DATA FOR THIS TASK:

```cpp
// ... 72 lines not shown
size_t icn_mesh_reg_bwd_workspace_floats(int B, int r);
int icn_mesh_reg_bwd(const float* grid, const float* upstream, int B, int r, float f_edge, float f_ncons, float f_smooth,
                     float edge_length, float* dgrid, float* ws, void* stream);

size_t icn_kld_workspace_floats(size_t n);
int icn_kld_fwd(const float* mu, const float* logvar, size_t n, float* out, float* ws, void* stream);
int icn_kld_bwd(const float* mu, const float* logvar, const float* upstream, size_t n, float* dmu, float* dlogvar, void* stream);

int icn_reparam_fwd(const float* mu, const float* logvar, const float* eps, size_t n, float* z, void* stream);
int icn_reparam_bwd(const float* dz, const float* logvar, const float* eps, size_t n, float* dmu, float* dlogvar, void* stream);

int icn_point_to_mesh(const float* points, const float* vertices, const int32_t* faces, int B, int P, int V, int F, float* dist2,
                      int32_t* face, int32_t* kind, void* stream);

size_t icn_point_to_mesh_bwd_workspace_bytes(int B, int P, int V, int F);
int icn_point_to_mesh_bwd(const float* points, const float* vertices, const int32_t* faces, const int32_t* face, const int32_t* kind,
                          const float* ddist, int B, int P, int V, int F, float* dpoints, float* dvertices, void* ws, size_t ws_bytes,
                          void* stream);

size_t icn_point_to_mesh_grid_workspace_bytes(int B, int P, int V, int F);
int icn_point_to_mesh_grid(const float* points, const float* vertices, const int32_t* faces, int B, int P, int V, int F, float* dist2,
                           int32_t* face, int32_t* kind, void* ws, size_t ws_bytes, void* stream);

int icn_adam_step(int count, float* const* params, const float* const* grads, float* const* exp_avg, float* const* exp_avg_sq,
                  const size_t* numel, const float* step_size, const float* bc2_sqrt, double beta1, double beta2, double eps,
                  double weight_decay, void* stream);

int icn_adam_step_dev(int count, float* const* params, const float* const* grads, float* const* exp_avg, float* const* exp_avg_sq,
                      const size_t* numel, const float* scalars_dev, double beta1, double beta2, double eps, double weight_decay,
                      void* stream);

long icn_table_conv_fwd(int r_in, int stride, int corner_mode, int32_t* out, size_t cap);
long icn_table_conv_bwd(int r_in, int stride, int corner_mode, int32_t* out, size_t cap, int* width);
long icn_table_upsample(int r_in, int corner_mode, int transpose, int32_t* idx, float* coef, size_t cap, int* width);
long icn_table_upsample_pairs(int r_in, int32_t* out, size_t cap);
long icn_table_faces(int r, int32_t* out, size_t cap);
long icn_table_vertex_stencils(int r, int32_t* out, size_t cap);
long icn_table_stream_k(int ntiles, int grid, int nk, int ku, int32_t* out, size_t cap);
long icn_table_tile_lists(int r_in, int stride, int corner_mode, int B, int bm, int ntn, int grid, int32_t* out, size_t cap);
long icn_table_upconv(int r_in, int corner_mode, int32_t* ints, size_t cap_ints, float* floats, size_t cap_floats, int* meta);
long icn_table_upconv_bwd(int r_in, int corner_mode, int32_t* idx, float* coef, size_t cap, int* width);

long icn_table_wgrad7(int r_in, int stride, int corner_mode, int32_t* rows, size_t cap_rows, uint16_t* pos, size_t cap_pos, int* meta);

typedef struct icn_profile_entry {
    const char* kernel;
    long launches;
    double total_ms;
    double total_flops;
} icn_profile_entry;
int icn_profile_start(int max_launches);
int icn_profile_stop(icn_profile_entry* out, int cap);
int icn_profile_select(const char* kernel);

int icn_set_debug_flags(int flags);

int icn_debug_trace(void* device_buffer, size_t n_u64);

long icn_host_selfcheck(int r, int corner_mode);

#define ICN_STATUS_STREAMK_LOST 1
int icn_device_status(int clear);

#define ICN_ARITH_F32 0
#define ICN_ARITH_BF16X3 1
int icn_get_arith(void);
// ... 9 lines not shown
```

Before: 5629 meshes/s.

## Handle stride-1 conv backward virtual rows with a single owner-grouped kernel

```diff
diff --git a/geniconet_amd/_lib.py b/geniconet_amd/_lib.py
--- a/geniconet_amd/_lib.py
+++ b/geniconet_amd/_lib.py
@@ -79,6 +79,7 @@
     'icn_table_conv_fwd': (ctypes.c_long, [ctypes.c_int] * 3 + [_i32p, ctypes.c_size_t]),
     'icn_table_wgrad7': (ctypes.c_long, [ctypes.c_int] * 3 + [_i32p, ctypes.c_size_t, ctypes.POINTER(ctypes.c_uint16), ctypes.c_size_t, _intp]),
     'icn_table_conv_bwd': (ctypes.c_long, [ctypes.c_int] * 3 + [_i32p, ctypes.c_size_t, _intp]),
+    'icn_table_virtual_rows': (ctypes.c_long, [ctypes.c_int] * 2 + [_i32p, ctypes.c_size_t, _intp]),
     'icn_table_upsample': (ctypes.c_long, [ctypes.c_int] * 3 + [_i32p, _f32p, ctypes.c_size_t, _intp]),
     'icn_table_upsample_pairs': (ctypes.c_long, [ctypes.c_int, _i32p, ctypes.c_size_t]),
     'icn_table_faces': (ctypes.c_long, [ctypes.c_int, _i32p, ctypes.c_size_t]),
@@ -233,6 +234,23 @@
     return out.reshape(7, w.value, -1)
 
 
+def table_virtual_rows(r_in, corner_mode):
+    L, m = lib(), corner_code(corner_mode)
+    meta = (ctypes.c_int * 3)()
+    n = L.icn_table_virtual_rows(r_in, m, None, 0, meta)
+    if n < 0:
+        check(-1, 'icn_table_virtual_rows')
+    nv, n_own, n_ent = list(meta)
+    out = np.empty(n, dtype=np.int32)
+    L.icn_table_virtual_rows(r_in, m, out.ctypes.data_as(_i32p), n, meta)
+    o = [0, nv, 8 * nv if nv else nv, 0, 0, 0]
+    o[3] = o[2] + n_own
+    o[4] = o[3] + n_own + 1
+    o[5] = o[4] + 2 * n_ent
+    return dict(vq=out[:o[1]], vidx=out[o[1]:o[2]].reshape(7, -1), own_q=out[o[2]:o[3]], own_off=out[o[3]:o[4]],
+                ent=out[o[4]:o[5]].reshape(-1, 2))
+
+
 def table_upsample(r_in, corner_mode, transpose=False):
     L, m = lib(), corner_code(corner_mode)
     w = ctypes.c_int(0)
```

WHAT IS BEING ASKED:
Each line in the material with "grads" in it must be reported.

OUTPUT FOR THIS TASK:
int icn_adam_step(int count, float* const* params, const float* const* grads, float* const* exp_avg, float* const* exp_avg_sq,
int icn_adam_step_dev(int count, float* const* params, const float* const* grads, float* const* exp_avg, float* const* exp_avg_sq,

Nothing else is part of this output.